All three of them threw themselves into the wagon and they left the village by a sandy road that led up a high hill. Now the two strangers called each other by name: the one in the black greatcoat was called Petruk. The other one was called Zalkind. After climbing the hill, they avoided the main highway and traveled by a narrow side road, which petered out in the wide tracts of land, as if on a steppe. There the horses started to stumble, and both strangers hunched over and became silent. Aba sat hatless in the wagon, his feet tucked under him, like the driver he was, and drove ahead lazily. He kept thinking of the village receding behind him, and Zekharye the wheelwright’s little half-gentile, half-Jewish house, which stood there facing the school:
“I should have at least gone over to Zekharye the wheelwright’s, at least to have a look . . .”

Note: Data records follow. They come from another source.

+                    sc[i - g] = ok ? c : 0.f;
+                    sh[i - g] = ok ? h : 0.f;
+                }
+#pragma unroll
+                for (int i = g; i < g + kCoefGroup && i < HPT; ++i)
+                    lp[hl[i] & 0xffffu] = pro_apply(ph[i], sc[i - g], sh[i - g], p.in_relu);
+            }
+        } else {
+#pragma unroll
+            for (int i = 0; i < IPT; ++i) {
                 float* dst = lp + (pl[i] & 0xffffu);
-                dst[0] = v.x;
-                dst[1] = v.y;
-                dst[2] = v.z;
-                dst[3] = v.w;
-            }
-        }
-#pragma unroll
-        for (int i = 0; i < HPT; ++i) {
-            if (tid + i * kThreads < NHI) {
-                const int kc = (int)(hl[i] >> 16);
-                float v = ph[i];
-                if (pro && (okmask >> (16 + i) & 1u))
-                    v = pro_apply(v, pro_sc(c0 + kc), pro_sh(c0 + kc), p.in_relu);
-                lp[hl[i] & 0xffffu] = v;
-            }
+                dst[0] = pv[i].x;
+                dst[1] = pv[i].y;
+                dst[2] = pv[i].z;
+                dst[3] = pv[i].w;
+            }
+#pragma unroll
+            for (int i = 0; i < HPT; ++i) lp[hl[i] & 0xffffu] = ph[i];
         }
     }
 
@@ -377,7 +403,8 @@
         };
         auto store_chunk = [&](int c0) {
             if (!kPrefetchW) load_weights(c0);
-            patch.store(p, lp, lsc, c0, tid);
+            Patch::restage_coef(p, lsc, c0, tid);
+            patch.store(p, lp, lsc, c0);
 #pragma unroll
             for (int i = 0; i < WPT; ++i) {
                 const int e = tid + i * kThreads;
@@ -509,17 +536,15 @@
     static_assert(TH % 2 == 0, "F(2x2,3x3): even tile");
     static_assert(WPX * NB * 16 >= NT, "wave decomposition");
     constexpr int CT = 16 * MB;
-    constexpr int kUP = 20;
     using Patch = PatchStage<TW, TH, 1, STK, kKC>;
     constexpr int PW = Patch::PW, PP = Patch::PP;
     constexpr int PATCH = kKC * PP;
-    constexpr int WSZ = kKC * CT * kUP;
-    static_assert(PATCH % 4 == 0, "16-byte aligned U region");
-
-    __shared__ __attribute__((aligned(16))) float lds[PATCH + WSZ];
-    __shared__ float lsc[2 * kMaxProC];
-    float* lp = lds;
-    float* lw = lds + PATCH;
+    constexpr int WSZ = kKC * CT * 16;
+
+    __shared__ __attribute__((aligned(16))) float lds[2 * WSZ + 2 * PATCH + 2 * kMaxProC];
+    float* const lw = lds;
+    float* const lp = lds + 2 * WSZ;
+    float* const lsc = lds + 2 * WSZ + 2 * PATCH;
 
     const int tid = threadIdx.x, lane = tid & 63, wave_px = tid >> 6;
     const ConvTile<TW, TH, 1, STK> t(p);
@@ -530,7 +555,7 @@
 
     const int wq = lane >> 4, wl = lane & 15;
     int vbase[NB];
-    const int ubase = (wq * CT + wl) * kUP;
+    const int ubase = (wq * CT + wl) * 16, usw = (wl >> 2) & 3;
     f32x4 wacc[MB][NB][16];
 #pragma unroll
     for (int nb = 0; nb < NB; ++nb) {
@@ -545,16 +570,18 @@
 #pragma unroll
             for (int q = 0; q < 16; ++q) wacc[m][nb][q] = f32x4{0.f, 0.f, 0.f, 0.f};
 
-    auto compute_chunk = [&]() {
+    auto compute_chunk = [&](int buf) {
+        const float* lwb = lw + buf * WSZ;
+        const float* lpb = lp + buf * PATCH;
 #pragma unroll
         for (int s = 0; s < kKC / 4; ++s) {
             float u[MB][16];
 #pragma unroll
             for (int m = 0; m < MB; ++m) {
-                const float4* us = reinterpret_cast<const float4*>(lw + ubase + (4 * s * CT + m * 16) * kUP);
+                const float4* us = reinterpret_cast<const float4*>(lwb + ubase + (4 * s * CT + m * 16) * 16);
 #pragma unroll
                 for (int q4 = 0; q4 < 4; ++q4) {
-                    const float4 v4 = us[q4];
+                    const float4 v4 = us[q4 ^ usw];
                     u[m][4 * q4 + 0] = v4.x;
                     u[m][4 * q4 + 1] = v4.y;
                     u[m][4 * q4 + 2] = v4.z;
@@ -563,7 +590,7 @@
             }
 #pragma unroll
             for (int nb = 0; nb < NB; ++nb) {
-                const float* src = lp + vbase[nb] + 4 * s * PP;
+                const float* src = lpb + vbase[nb] + 4 * s * PP;
                 float d[16], v[16];
 #pragma unroll
                 for (int r = 0; r < 4; ++r) {
@@ -586,56 +613,83 @@
 
     constexpr int KSTEP = kThreads / (4 * CT), UPT = kKC / KSTEP;
     static_assert(kThreads % (4 * CT) == 0 && kKC % KSTEP == 0, "whole channels per pass");
-    const int ukc = tid / (4 * CT), uco = (tid >> 2) % CT, uq4 = tid & 3;
+    const int ukc = tid / (4 * CT), uco = (tid >> 2) % CT, uq4 = (tid & 3) ^ ((uco >> 2) & 3);
     const unsigned ustep = 64u * KSTEP * (unsigned)p.cout;
     const unsigned ugo = co0 + uco < p.cout ? 4u * (((unsigned)ukc * (unsigned)p.cout + (unsigned)(co0 + uco)) * 16u + 4u * (unsigned)uq4) : 0x80000000u;
-    float* const ulds = lw + (ukc * CT + uco) * kUP + 4 * uq4;
-    float4 uv[UPT];
-    auto load_u = [&](int c0) {
-        const __amdgpu_buffer_rsrc_t ru =
-            buf_rsrc(p.wino_u + (size_t)c0 * p.cout * 16, 64u * (unsigned)min(kKC, p.cin - c0) * (unsigned)p.cout);
-#pragma unroll
-        for (int i = 0; i < UPT; ++i) uv[i] = buf_load4(ru, ugo + (unsigned)i * ustep);
+    typedef unsigned u32x4 __attribute__((ext_vector_type(4)));
+    auto load_u = [&](int c0, int buf) {
+        const size_t ubase_g = reinterpret_cast<size_t>(p.wino_u + (size_t)c0 * p.cout * 16);
+        const u32x4 ru = {(unsigned)ubase_g, (unsigned)(ubase_g >> 32) & 0xffffu,
+                          64u * (unsigned)min(kKC, p.cin - c0) * (unsigned)p.cout, 0x00020000u};
+        const unsigned dst = __builtin_amdgcn_readfirstlane(
+            (unsigned)reinterpret_cast<size_t>((__attribute__((address_space(3))) float*)(lw + buf * WSZ + wave_px * 256)));
+#pragma unroll
+        for (int i = 0; i < UPT; ++i) {
+            unsigned keep;
+            asm volatile(
+                "s_mov_b32 %0, m0\n\t"
+                "s_mov_b32 m0, %3\n\t"
+                "s_nop 0\n\t"
+                "buffer_load_dwordx4 %1, %2, 0 offen lds\n\t"
+                "s_mov_b32 m0, %0"
+                : "=&s"(keep)
+                : "v"(ugo + (unsigned)i * ustep), "s"(ru), "s"(dst + (unsigned)(i * KSTEP * CT * 64))
+                : "memory");
+        }
     };
-    auto store_u = [&]() {
-#pragma unroll
-        for (int i = 0; i < UPT; ++i) *reinterpret_cast<float4*>(ulds + i * KSTEP * CT * kUP) = uv[i];
-    };
+    auto u_arrived = [] { asm volatile("s_waitcnt vmcnt(0)" ::: "memory"); };
 
     const int nchunks = (p.cin + kKC - 1) / kKC;
     const bool vec = p.vec_ok && (t.tx0 + TW <= p.wd);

He regretted what had happened to Zekharye the wheelwright, the way you regret the fate of a tight-lipped Jew, an old guy like that, who never said a soft word, but you knew, of course, that he was loyal, and you could count on him. And he also felt a quiet, nocturnal sorrow about the molasses maker in the tin-roofed house outside the village. He kept glancing over at the small forest as they approached it. High above, the moon was shining more brightly than before. Below, among the trees, it seemed to him that there was something very red and lively over there, like a tremulous little fire, but a cold one, like frost that became invigorated late at night; like the cold light that poured down from above, from the moon. The closer one came to it, the further away the little fire moved. It shifted away and fled into the forest. Aba gazed at it for such a long time that he nearly fell asleep. They were already very close to the forest. And suddenly, Aba swayed in his seat, and with an anxious shudder, dully opened his eyes wide. His other senses were still deeply asleep, but his eyes remained open and what they saw was like in a dream. At the entrance to the woods, in an empty area where the trees had been chopped down, among stumps that were withering beneath the moon, a shadow moved from one spot to the next, and a figure in a skirt, strangely light and floating, ran off barefoot with a child in its arms, floated out from among the trees on one side, and immediately disappeared among the trees on the opposite side.